Gastrointestinal stromal tumor (GIST) is a mesenchymal cell neoplasm with an annual incidence of 10–20 cases per million people. While GIST rarely recurs locally after initial surgical resection, advanced disease is characterized by distant metastasis to the liver and serosal surfaces of the abdomen [1]. Approximately 20 years ago, the interstitial cells of Cajal (ICCs) were first identified as the cell of origin for GIST. Located between the autonomic nerves and the muscle walls of the gastrointestinal tract, ICCs are a population of cells that control peristaltic contractions and are characterized by their expression of the tyrosine kinase receptor KIT (CD117), a receptor for stem cell factor (SCF) [2]. SCF binding to KIT leads to receptor homodimerization and intracellular kinase activation, setting off a signaling cascade that positively regulates both the mitogen-activated protein kinase (MAPK) and phosphoinositide 3-kinase (PI3K)-AKT pathways [3]. The vast majority of GIST are positive for KIT protein expression, and 70–80% of GIST contain activating mutations in KIT, which result in constitutive activation via auto-phosphorylation and SCF-independent signaling and cellular proliferation [4].
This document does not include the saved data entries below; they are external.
# pratikvn/schwarz-lib

Hardware: AMD Instinct MI355X
Metric: RAS iterations/sec + time-to-residual(1e-6), 3D Poisson, 1/2/4/8 subdomains (higher is better)
Workload: dtype f64; 1 GPU; 3D Poisson 256^3, 1 subdomain on 1 MI355X (BASELINE configs[1]); inner_cg_iters=10, precond=jacobi, overlap=2, partition=regular, rows_per_gpu=16777216, nnz_per_gpu=117047296, spmv_variant=0, matrix_format=row-pair coded, cg_flavour=254, exchange=two-sided, all-gathered residual norms

## Files before the change

### schwarz-lib_amd/csrc/spmv_pair.hip

```cpp
#include <hip/hip_runtime.h>

#include <algorithm>
#include <cstdlib>
#include <cstring>
#include <unordered_map>
#include <vector>

#include "device_utils.hpp"
#include "schwz_hip.h"
#include "schwz_internal.hpp"

namespace schwz {

constexpr int kPairPats = 64;
constexpr int kPairEntries = 512;
constexpr int kPairChunk = 8;
constexpr int kPairTableLds = kPairEntries * 16 + kPairEntries * 4 + (kPairEntries / 4) * 4;

__host__ __device__ inline int pair_stride(int lmax, int ch = kPairChunk) { return (lmax + ch - 1) / ch * ch; }

struct __attribute__((aligned(16))) PairVal {
    double a, b;
};
struct __attribute__((aligned(8))) PairMeta {
// ... 421 lines not shown
            } else {
                accumulate(a.x, ra, base, len, safe, s0, s1, own, own_from_gathers);
                if (dual_t) accumulate(a.x2, ra, base, len, safe, t0, t1, unused, false);
            }
        } else {
            plain_row(ra, dual_t, s0, t0);
            if (has_b) plain_row(ra + 1, dual_t, s1, t1);
        }
        if (kWantOwn && !own_from_gathers) {
            own.x = kDir ? dir1(ra) : a.x[ra];
            if (has_b) own.y = kDir ? dir1(ra + 1) : a.x[ra + 1];
        }
        double y0, y1 = 0.0, p0, p1 = 0.0;
        finish(ra, s0, t0, dual_t, own.x, ob0, od0, y0, p0);
        if (has_b) finish(ra + 1, s1, t1, dual_t, own.y, ob1, od1, y1, p1);
        if (MODE == kSpmvCgUpdate) {
            if (has_b) {
                const pvd2 rr = {y0, y1};
                const pvd2 xx = {cgx.x + p0, cgx.y + p1};
                __builtin_nontemporal_store(rr, reinterpret_cast<pvd2 *>(a.cg_r + ra));
                if (a.cg_x) __builtin_nontemporal_store(xx, reinterpret_cast<pvd2 *>(a.cg_x + ra));
            } else {
                a.cg_r[ra] = y0;
                if (a.cg_x) a.cg_x[ra] = cgx.x + p0;
            }
        } else if (kDir) {
            if (has_b)
                __builtin_memcpy(a.y + ra, &own, 16);
            else
                a.y[ra] = own.x;
        } else if (MODE != kSpmvResidNorm && !kDotOnly) {
            if (has_b) {
                const pvd2 yy = {y0, y1};
                if (MODE == kSpmvResidInit || MODE == kSpmvResidDual)
                    __builtin_nontemporal_store(yy, reinterpret_cast<pvd2 *>(a.y + ra));
                else
                    __builtin_memcpy(a.y + ra, &yy, 16);
            } else {
                a.y[ra] = y0;
            }
        }
        if (MODE == kSpmvResidInit || MODE == kSpmvResidDual) {
            if (has_b) {
                const pvd2 pp = {p0, p1};
                __builtin_nontemporal_store(pp, reinterpret_cast<pvd2 *>(a.p + ra));
            } else {
                a.p[ra] = p0;
            }
        }
    }
    if (MODE != kSpmvPlain) {
        const double s0 = block_sum(acc0, red);
        const double s1 = block_sum(acc1, red);
        if (tid == 0) {
            const int stride = a.part_stride ? a.part_stride : (int)gridDim.x;
            a.partials[a.part_offset + blockIdx.x] = s0;
            a.partials[stride + a.part_offset + blockIdx.x] = s1;
        }
        if (MODE == kSpmvResidDual) {
            const double s2v = block_sum(acc2, red);
            if (tid == 0) a.partials[2 * gridDim.x + blockIdx.x] = s2v;
        }
    }
    if (kDir && blockIdx.x == 0 && tid == 0 && !a.sweep) {
        CgState *st = const_cast<CgState *>(a.cg_state);
        st->rho[(a.it + 1) & 1] = cg_rho_new;
        st->rr = cg_rr;
        st->iters = st->iters + 1;
        if (sqrt(cg_rr) <= a.cg_rtol * st->r0) st->stop_iter = 0;
    }
}

#ifndef SCHWZ_WALK_ZEROCOEF
#define SCHWZ_WALK_ZEROCOEF 1
#endif

#ifndef SCHWZ_WALK_HINTS
#define SCHWZ_WALK_HINTS 1
#endif
#ifndef SCHWZ_INIT_PLAIN_STORE
#define SCHWZ_INIT_PLAIN_STORE 1
#endif

template <int NHL, int NH, bool DIAGVEC, bool INIT = false, bool DUAL = false, int RUNS = 8>
__global__ __launch_bounds__(kBlock) void spmv_pair_sweep_kernel(CsrView A, SpmvArgs a)
{
#pragma clang fp contract(off)
    extern __shared__ __attribute__((aligned(16))) char sweep_lds[];
    constexpr int T = NH * kPairRows;
    const int NX = A.sweep_nx;
    double *const own_ring = reinterpret_cast<double *>(sweep_lds);
    double *const halo_ring = own_ring + 4 * T;
    PairVal *const cpv = reinterpret_cast<PairVal *>(halo_ring + 4 * NX);
    int *const cmask = reinterpret_cast<int *>(cpv + A.canon_npat * 9);
    __shared__ double red[4];
    double cg_alpha = 1.0;
    const int tid = threadIdx.x;
    if (!INIT) {
        if (a.it >= a.cg_state->stop_iter) return;
    }
    typedef double pvd2u __attribute__((ext_vector_type(2), aligned(8)));
    const double *const r_in = INIT ? a.b : a.cg_r;
    double *const r_out = INIT ? a.y : (a.cg_r_out ? a.cg_r_out : a.cg_r);
    const pvd2 ring_scale = {a.ring_scale, a.ring_scale};
    auto tables_and_alpha = [&]() {
        for (int i = tid; i < A.canon_npat * 9; i += kBlock) {
            if (SCHWZ_WALK_ZEROCOEF) {
                const int m = A.canon_mask[i / 9], k = i % 9;
                cpv[i] = PairVal{((m >> k) & 1) ? A.canon_val[2 * i] : 0.0, ((m >> (16 + k)) & 1) ? A.canon_val[2 * i + 1] : 0.0};
            } else {
                cpv[i] = PairVal{A.canon_val[2 * i], A.canon_val[2 * i + 1]};
            }
        }
        if (tid < A.canon_npat) cmask[tid] = A.canon_mask[tid];
        if (!INIT) {
            cg_alpha = a.cg_state->rho[a.it & 1] / fold_partials(a.pq_partials, a.pq_nparts, red);
            if (blockIdx.x == 0 && tid == 0 && a.alpha_out) *a.alpha_out = cg_alpha;
        }
        lds_barrier();
    };
    if (blockIdx.x == 0)
        for (int i = (int)gridDim.x + a.part_offset + tid; i < a.part_stride; i += kBlock) {
            a.partials[i] = a.partials[a.part_stride + i] = 0.0;
            if (DUAL) a.partials[2 * a.part_stride + i] = 0.0;
        }
    const int4 sg = A.sweep_seg[blockIdx.x];
    const int64_t PL = A.sweep_pl;
    const int band = sg.x, z0 = sg.y, z1 = sg.z;
    constexpr bool GEN = RUNS == 0;
    const int blen = GEN ? sg.w : T;
    const int64_t gmax = A.ncols - 2;
    double acc0 = 0.0, acc1 = 0.0, acc2 = 0.0;
    typedef const unsigned __attribute__((address_space(4))) *const_words;
    typedef const int __attribute__((address_space(4))) *const_ints;
    if (z0 < z1) {
        const const_ints chain = (const_ints)(uintptr_t)A.chain_plane;
        const const_ints chain_far = (const_ints)(uintptr_t)A.chain_far;
        auto band_row = [&](int z) -> int {
            const int k = chain[z];
            return (k < 0 ? 0 : k) * (int)PL + band * T;
        };
        auto clampg = [&](int g) -> int { return g < 0 ? 0 : (g > (int)gmax ? (int)gmax : g); };
        auto load_own = [&](int base, pvd2 (&reg)[NH]) {
#pragma unroll
            for (int k = 0; k < NH; ++k) __builtin_memcpy(&reg[k], a.x + clampg(base + 2 * (tid + k * kBlock)), 16);
        };
        auto store_own = [&](int z, const pvd2 (&reg)[NH]) {
            double *slot_p = own_ring + (size_t)(z & 3) * T;
#pragma unroll
            for (int k = 0; k < NH; ++k) *reinterpret_cast<pvd2 *>(slot_p + 2 * (tid + k * kBlock)) = ring_scale * reg[k];
        };
        auto load_halo = [&](int base, pvd2 (&reg)[NHL]) {
            const int lo = base - NX, up = base + T;
#pragma unroll
            for (int k = 0; k < NHL; ++k) {
                const int pc = min(tid + k * kBlock, NX - 1);
                const int g = pc < NX / 2 ? lo + 2 * pc : up + 2 * (pc - NX / 2);
                __builtin_memcpy(&reg[k], a.x + clampg(g), 16);
            }
        };
        auto store_halo = [&](int z, const pvd2 (&reg)[NHL]) {
            double *slot_p = halo_ring + (size_t)(z & 1) * 2 * NX;
#pragma unroll
            for (int k = 0; k < NHL; ++k) {
                const int pc = min(tid + k * kBlock, NX - 1);
                *reinterpret_cast<pvd2 *>(slot_p + 2 * pc) = ring_scale * reg[k];
            }
        };
        struct Ahead {
            pvd2 r, d;
            unsigned w[GEN ? 1 : RUNS / 2];
        };
        auto fetch = [&](int base, int h) -> Ahead {
            Ahead f;
            const int row0 = base + h * kPairRows;
            const int ra = GEN ? base + min(h * kPairRows + 2 * tid, blen - 2) : row0 + 2 * tid;
            if (GEN) {
                f.w[0] = A.pair_id[ra >> 1];
            } else {
                const const_words q = (const_words)(uintptr_t)(A.pair_rle + (row0 / kPairRows) * ((RUNS ? RUNS : 8) / 8));
#pragma unroll
                for (int k = 0; k < (GEN ? 1 : RUNS / 2); ++k) f.w[k] = q[k];
            }
            if (SCHWZ_WALK_HINTS)
                f.r = __builtin_nontemporal_load(reinterpret_cast<const pvd2u *>(r_in + ra));
            else
                f.r = *reinterpret_cast<const pvd2u *>(r_in + ra);
            if (DIAGVEC) f.d = __builtin_nontemporal_load(reinterpret_cast<const pvd2 *>(a.dinv + ra));
            return f;
        };
        pvd2 own_a[NH], own_b[NH], hreg[NHL];
        Ahead r_a[NH], r_b[NH];
        int brow[5];
#pragma unroll
        for (int k = 0; k < 5; ++k) brow[k] = band_row(z0 - 1 + k);
        {
            pvd2 first[NH], second[NH];
            load_own(brow[0], first);
            load_own(brow[1], second);
            load_halo(brow[1], hreg);
            load_own(brow[2], own_b);
            load_own(brow[3], own_a);
#pragma unroll
            for (int h = 0; h < NH; ++h) {
                r_a[h] = fetch(brow[1], h);
                r_b[h] = fetch(z0 + 1 < z1 ? brow[2] : brow[1], h);
            }
            tables_and_alpha();
            store_own(z0 - 1, first);
            store_own(z0, second);
        }
        auto step = [&](int z, pvd2 (&own_next)[NH], Ahead (&rr)[NH]) {
            store_own(z + 1, own_next);
            store_halo(z, hreg);
            lds_barrier();
            load_halo(brow[2], hreg);
            load_own(brow[4], own_next);
            const int far = chain_far[z];
            const bool plain_pos = DUAL ? ((const_ints)(uintptr_t)A.chain_dual)[z] == 0 : true;
            const double *cur = own_ring + (size_t)(z & 3) * T;
            const double *prv = own_ring + (size_t)((z + 3) & 3) * T;
            const double *nxt = own_ring + (size_t)((z + 1) & 3) * T;
            const double *hlo = halo_ring + (size_t)(z & 1) * 2 * NX, *hup = hlo + NX;
            const double *fb0 = (far & 3) == 1 ? prv : ((far & 3) == 2 ? nxt : cur);
            const double *fb1 = ((far >> 2) & 3) == 1 ? prv : (((far >> 2) & 3) == 2 ? nxt : cur);
            const double *fa0 = ((far >> 4) & 3) == 1 ? prv : (((far >> 4) & 3) == 2 ? nxt : cur);
            const double *fa1 = ((far >> 6) & 3) == 1 ? prv : (((far >> 6) & 3) == 2 ? nxt : cur);
            const int rbase = z + 2 < z1 ? brow[3] : brow[1];
#pragma unroll
            for (int h = 0; h < NH; ++h) {
                const Ahead f = rr[h];
                const int i0u = h * kPairRows + 2 * tid;
                const bool valid = !GEN || i0u < blen;
                const int i0 = GEN ? min(i0u, blen - 2) : i0u;
                const int ra = brow[1] + i0;
                int pid = GEN ? (int)f.w[0] : (int)((f.w[0] >> 8) & 0xffu);
#pragma unroll
                for (int k = 1; k < RUNS; ++k) {
                    const unsigned e = (f.w[k >> 1] >> ((k & 1) * 16)) & 0xffffu;
                    if ((unsigned)tid >= (e & 0xffu)) pid = (int)(e >> 8);
                }
                const int mask = SCHWZ_WALK_ZEROCOEF ? 0 : cmask[pid];
                pvd2 t[8];
                t[4] = *reinterpret_cast<const pvd2 *>(cur + i0);
                t[3].x = i0 > 0 ? cur[i0 - 1] : hlo[NX - 1];
                t[3].y = t[4].x;
                t[5].x = t[4].y;
                t[5].y = i0 + 2 < T ? cur[i0 + 2] : hup[0];
                t[2] = *reinterpret_cast<const pvd2 *>(i0 >= NX ? cur + (i0 - NX) : hlo + i0);
                t[6] = *reinterpret_cast<const pvd2 *>(i0 + NX < T ? cur + (i0 + NX) : hup + (i0 + NX - T));
                t[0] = *reinterpret_cast<const pvd2 *>(fb0 + i0);
                t[7] = *reinterpret_cast<const pvd2 *>(fa0 + i0);
                double s0 = 0.0, s1 = 0.0;
                auto add = [&](int k, pvd2 tv) {
                    const PairVal v = cpv[pid * 9 + k];
                    const double p0 = v.a * tv.x, p1 = v.b * tv.y;
                    if (SCHWZ_WALK_ZEROCOEF) {
                        s0 += p0;
                        s1 += p1;
                    } else {
                        s0 += ((mask >> k) & 1) ? p0 : 0.0;
                        s1 += ((mask >> (16 + k)) & 1) ? p1 : 0.0;
                    }
                };
                add(0, t[0]);
                if (far & 0x0c) add(1, *reinterpret_cast<const pvd2 *>(fb1 + i0));
#pragma unroll
                for (int k = 2; k < 8; ++k) add(k, t[k]);
                if (far & 0xc0) add(8, *reinterpret_cast<const pvd2 *>(fa1 + i0));
                const double r0 = INIT ? f.r.x - s0 : f.r.x - cg_alpha * s0;
                const double zz0 = a.diag_mode ? (DIAGVEC ? f.d.x : a.diag_uniform) * r0 : r0;
                const double r1 = INIT ? f.r.y - s1 : f.r.y - cg_alpha * s1;
                const double zz1 = a.diag_mode ? (DIAGVEC ? f.d.y : a.diag_uniform) * r1 : r1;
                if (GEN) {
                    const double t00 = r0 * zz0, t01 = r0 * r0, t10 = r1 * zz1, t11 = r1 * r1;
                    acc0 += valid ? t00 : 0.0;
                    acc1 += valid ? t01 : 0.0;
                    acc0 += valid ? t10 : 0.0;
                    acc1 += valid ? t11 : 0.0;
                } else {
                    acc0 += r0 * zz0;
                    acc1 += r0 * r0;
                    acc0 += r1 * zz1;
                    acc1 += r1 * r1;
                }
                if (DUAL) {
                    const double q0 = r0 * r0, q1 = r1 * r1;
                    acc2 += plain_pos ? q0 : 0.0;
                    acc2 += plain_pos ? q1 : 0.0;
                }
                const pvd2 rn = {r0, r1};
                if (SCHWZ_WALK_HINTS && !(INIT && SCHWZ_INIT_PLAIN_STORE))
                    __builtin_nontemporal_store(rn, reinterpret_cast<pvd2 *>(r_out + ra));
                else
                    *reinterpret_cast<pvd2 *>(r_out + ra) = rn;
                rr[h] = fetch(rbase, h);
            }
#pragma unroll
            for (int k = 0; k < 4; ++k) brow[k] = brow[k + 1];
            brow[4] = band_row(z + 4);
        };
        int z = z0;
        for (; z + 1 < z1; z += 2) {
            step(z, own_b, r_a);
            step(z + 1, own_a, r_b);
        }
        if (z < z1) step(z, own_b, r_a);
    } else if (!INIT && blockIdx.x == 0) {
        tables_and_alpha();
    }
    const double s0 = block_sum(acc0, red);
    const double s1 = block_sum(acc1, red);
    if (tid == 0) {
        a.partials[blockIdx.x] = s0;
        a.partials[a.part_stride + blockIdx.x] = s1;
    }
    if (DUAL) {
        const double s2 = block_sum(acc2, red);
        if (tid == 0) a.partials[2 * a.part_stride + blockIdx.x] = s2;
    }
}
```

Advances in the understanding of disease pathogenesis and molecular characteristics resulted in the use of novel tyrosine kinase inhibitors (TKIs), a class that includes imatinib (Novartis Pharma AG, Basel, Switzerland) and sunitinib (Pfizer Oncology, La Jolla, CA, USA) [3]. Although imatinib has been shown to improve survival in patients with GIST, drug resistance is inevitable for a majority of patients and presents a considerable clinical challenge [4]. Imatinib activity is limited by primary resistance to the drug in ∼15% of patients, and secondary resistance eventually develops in more than 80% of patients [5],[6]. Secondary resistance mainly occurs due to additional kinase domain mutations, which are thought to develop in viable tumor cells during imatinib therapy. However, the mechanisms that maintain the survival of these persistent cells after shutdown of KIT signaling by imatinib remain unclear.
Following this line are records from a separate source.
+           (epi_is_generic(e) && (p.addend != nullptr || p.epilogue == VB_EPI_DGELU));
+}
+
+template <int BLOCK_N, int TA, int TB>
+__device__ __forceinline__ void wgmma_tile(float (&acc)[BLOCK_N / 2], uint64_t ad, uint64_t bd, uint32_t accumulate) {
+    if constexpr (BLOCK_N == 256) wgmma_m64n256k16<TA, TB>(acc, ad, bd, accumulate);
+    else wgmma_m64n128k16<TA, TB>(acc, ad, bd, accumulate);
+}
+
+__device__ __forceinline__ uint32_t tn_byte(int row, int col) {
+    return ((((col >> 7) * 4 + (row >> 5)) * 8 + ((col & 127) >> 4)) * 512 + (row & 31) * 16 + (col & 15)) * 2;
 }
 
 template <bool A_MN, bool B_MN, int BLOCK_N, bool OUT_F32, int EPI = EPI_GENERIC>
 __global__ void __launch_bounds__(kThreads, 1)
-gemm_wgmma_kernel(const __grid_constant__ CUtensorMap tmA, const __grid_constant__ CUtensorMap tmB, const GemmParams p) {
+gemm_wgmma_kernel(const __grid_constant__ CUtensorMap tmA, const __grid_constant__ CUtensorMap tmB, const GemmParams p,
+                  const __grid_constant__ CUtensorMap tmD, const __grid_constant__ CUtensorMap tmX, const __grid_constant__ CUtensorMap tmE) {
     using C = Cfg<BLOCK_N>;
-    static_assert(BLOCK_N % 128 == 0, "64 x 128 wgmma pieces");
+    static_assert(BLOCK_N == 128 || BLOCK_N == 256, "64 x 128 / 64 x 256 wgmma tiles");
     static_assert(!(EPI == EPI_GELU_FWD_T || EPI == EPI_DGELU_BWD_T) || BLOCK_N == 256, "tile-native gelu' is defined on 256-wide tiles");
+    static_assert(!(EPI == EPI_DELTA) || BLOCK_N == 256, "EPI_DELTA: four whole heads per tile");
     extern __shared__ uint8_t smem_raw[];
     const uint32_t raw = smem_u32(smem_raw);
     const uint32_t base = (raw + 1023u) & ~1023u;
@@ -237,6 +174,7 @@
     auto b_tile = [&](int s) { return base + s * C::STAGE_BYTES + C::A_BYTES; };
     auto full_bar = [&](int s) { return base + C::BAR_OFF + 8 * s; };
     auto empty_bar = [&](int s) { return base + C::BAR_OFF + 8 * (kStages + s); };
+    const uint32_t opnd_bar = base + C::BAR_OFF + 8 * (2 * kStages);
 
     if (threadIdx.x == 0) {
         tma_prefetch_desc(&tmA);
@@ -245,6 +183,7 @@
             mbar_init(full_bar(s), 1);
             mbar_init(empty_bar(s), 2);
         }
+        mbar_init(opnd_bar, 1);
         fence_barrier_init();
     }
     __syncthreads();
@@ -255,6 +194,11 @@
     const int n_blocks = (p.N + BLOCK_N - 1) / BLOCK_N;
     const int k_blocks = (p.K + BLOCK_K - 1) / BLOCK_K;
     const TileCoord tc = decode_tile(blockIdx.x, n_blocks, p.splits, k_blocks, m_blocks, p.m_fast != 0);
+    const int n_kb = tc.kb_end - tc.kb_begin;
+    auto piece_addr = [&](int k) {
+        return base + ((n_kb + k / C::PIECES_PER_SLOT) % kStages) * C::STAGE_BYTES + (k % C::PIECES_PER_SLOT) * C::PIECE;
+    };
+    const long long tn_tile = ((static_cast<long long>(tc.m_blk >> 1) * n_blocks + tc.n_blk) * 2 + (tc.m_blk & 1)) * (BLOCK_M * BLOCK_N);
 
     if (warp < 4) {
         reg_dec<40>();
@@ -283,6 +227,28 @@
                 __syncwarp();
                 if (++stage == kStages) { stage = 0; phase ^= 1u; }
             }
+            if constexpr (!OUT_F32 && epi_may_read(EPI)) {
+                if (epi_reads(EPI, p)) {
+                    for (int t = 0; t < C::OPND_SLOTS; ++t) {
+                        mbar_wait(empty_bar(stage), phase ^ 1u);
+                        if (++stage == kStages) { stage = 0; phase ^= 1u; }
+                    }
+                    if (elect_one()) {
+                        mbar_arrive_expect_tx(opnd_bar, C::OPND * C::PIECE);
+                        if (EPI == EPI_DGELU_BWD_T) {
+                            const uint8_t* src = reinterpret_cast<const uint8_t*>(p.aux_in) + tn_tile * 2;
+#pragma unroll
+                            for (int k = 0; k < C::OPND; ++k) bulk_load(piece_addr(k), src + k * C::PIECE, C::PIECE, opnd_bar);
+                        } else {
+                            tma_prefetch_desc(&tmE);
+#pragma unroll
+                            for (int k = 0; k < C::OPND; ++k)
+                                tma_load_2d(piece_addr(k), &tmE, opnd_bar, tc.n_blk * BLOCK_N + 64 * k, tc.m_blk * BLOCK_M);
+                        }
+                    }
+                    __syncwarp();
+                }
+            }
         }
         return;
     }
@@ -299,10 +265,9 @@
             sbias[i] = (mine && col < p.N) ? __ldg(p.bias + col) : 0.f;
         }
     }
-    constexpr int NH = BLOCK_N / 128;
     constexpr uint32_t a_kstep = A_MN ? WGMMA_K * 128 : WGMMA_K * 2;
     constexpr uint32_t b_kstep = B_MN ? WGMMA_K * 128 : WGMMA_K * 2;
-    float acc[NH][64];
+    float acc[BLOCK_N / 2];
     {
         int stage = 0, prev = 0;
         uint32_t phase = 0;
@@ -311,13 +276,10 @@
             const uint32_t a0 = a_tile(stage) + wg * 8192, b0 = b_tile(stage);
             wgmma_fence();
 #pragma unroll
-            for (int k = 0; k < BLOCK_K / WGMMA_K; ++k) {
-                const uint64_t ad = wgmma_desc_sw128(a0 + k * a_kstep, kAtomBytes, 1024);
-#pragma unroll
-                for (int h = 0; h < NH; ++h)
-                    wgmma_m64n128k16<A_MN ? 1 : 0, B_MN ? 1 : 0>(acc[h], ad, wgmma_desc_sw128(b0 + h * 16384 + k * b_kstep, kAtomBytes, 1024),
-                                                                 (kb > tc.kb_begin || k > 0) ? 1u : 0u);
-            }
+            for (int k = 0; k < BLOCK_K / WGMMA_K; ++k)
+                wgmma_tile<BLOCK_N, A_MN ? 1 : 0, B_MN ? 1 : 0>(acc, wgmma_desc_sw128(a0 + k * a_kstep, kAtomBytes, 1024),
+                                                              wgmma_desc_sw128(b0 + k * b_kstep, kAtomBytes, 1024),
+                                                              (kb > tc.kb_begin || k > 0) ? 1u : 0u);
             wgmma_commit();
             wgmma_wait<1>();
             if (kb > tc.kb_begin && (threadIdx.x & 127) == 0) mbar_arrive(empty_bar(prev));
@@ -326,102 +288,209 @@
         }
         wgmma_wait<0>();
     }
-
-    const int ew = warp - 4;
-    const int q = ew & 3, half = ew >> 2;
-    const int col0 = tc.n_blk * BLOCK_N + half * (BLOCK_N / 2);
-    constexpr int NCH = BLOCK_N / 2 / 16;
-    constexpr int RPI = 32 / NCH;
-    constexpr bool kRowPerLane = EPI == EPI_DELTA;
-    auto wrow_of = [&](int j) { return kRowPerLane ? lane : RPI * j + lane % RPI; };
-    auto chunk_of = [&](int j) { return kRowPerLane ? j : lane / RPI; };
-    const long long gp_warp_off =
-        ((((static_cast<long long>(tc.m_blk >> 1) * n_blocks + tc.n_blk) * 2 + (tc.m_blk & 1)) * kEpiWarps + ew) * NCH) * 512;
-    auto gp_off = [&](int j) { return gp_warp_off + chunk_of(j) * 512 + wrow_of(j) * 16; };
-    constexpr bool kEx = !OUT_F32 && EPI != EPI_BIAS && !epi_is_gelu(EPI) && EPI != EPI_GELU_ONLY;
-    uint32_t ex[kEx ? NCH : 1][8];
-    if constexpr (kEx) {
-        constexpr bool kWantAdd = EPI == EPI_RESID || EPI == EPI_DROP_RESID || EPI == EPI_DELTA;
-        const int row0 = tc.m_blk * BLOCK_M + q * 32 + wrow_of(0), c0 = col0 + chunk_of(0) * 16;
-        const bf16* exb = nullptr;
-        long long ex_step = 0;
-        if (kWantAdd || (epi_is_generic(EPI) && p.addend != nullptr)) {
-            exb = p.addend + static_cast<long long>(row0) * p.ld_add + c0;
-            ex_step = kRowPerLane ? 16 : RPI * p.ld_add;
-        } else if (EPI == EPI_DGELU_BWD || (epi_is_generic(EPI) && p.epilogue == VB_EPI_DGELU)) {
-            exb = p.aux_in + static_cast<long long>(row0) * p.ld_aux + c0;
-            ex_step = kRowPerLane ? 16 : RPI * p.ld_aux;
-        } else if (EPI == EPI_DGELU_BWD_T) {
-            exb = p.aux_in + gp_off(0);
-            ex_step = kRowPerLane ? 512 : RPI * 16;
-        }
-#pragma unroll
-        for (int j = 0; j < NCH; ++j)
-            if (exb != nullptr && tc.m_blk * BLOCK_M + q * 32 + wrow_of(j) < p.M && col0 + chunk_of(j) * 16 < p.N) ldg_v8(exb + j * ex_step, ex[j]);
-    }
-
     named_bar_sync(1, kEpiWarps * 32);
-    float* sacc = reinterpret_cast<float*>(smem);
-    {
-        const int r0 = wg * 64 + ((warp & 3) << 4) + (lane >> 2);
-#pragma unroll
-        for (int h = 0; h < NH; ++h)
-#pragma unroll
-            for (int j = 0; j < 16; ++j)
+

The disease control time by imatinib is limited due to intolerance or resistance. Nilotinib (Tasigna, known as AMN107; Novartis Pharma AG) is a second-generation TKI that is expected to show enhanced clinical efficacy against GIST. Nilotinib is a potent TKI that has been shown both in vitro and in vivo to inhibit the auto-phosphorylation and proliferation of cells transformed with activating mutations of KIT or platelet-derived growth factor receptor-alpha (PDGFRA) tyrosine kinases, which are the kinases that are the key oncogenic drivers in GIST [7]–[9]. Imatinib resistance poses a significant challenge in the clinical management of GIST. The majority of approaches to date have involved the use of alternative small-molecule TKIs that target KIT or other receptor tyrosine kinases, such as PDGFRA and VEGFR. In the present study, we evaluated the antitumor effect of the tyrosine kinase inhibitor nilotinib for GIST and imatinib-resistant GIST.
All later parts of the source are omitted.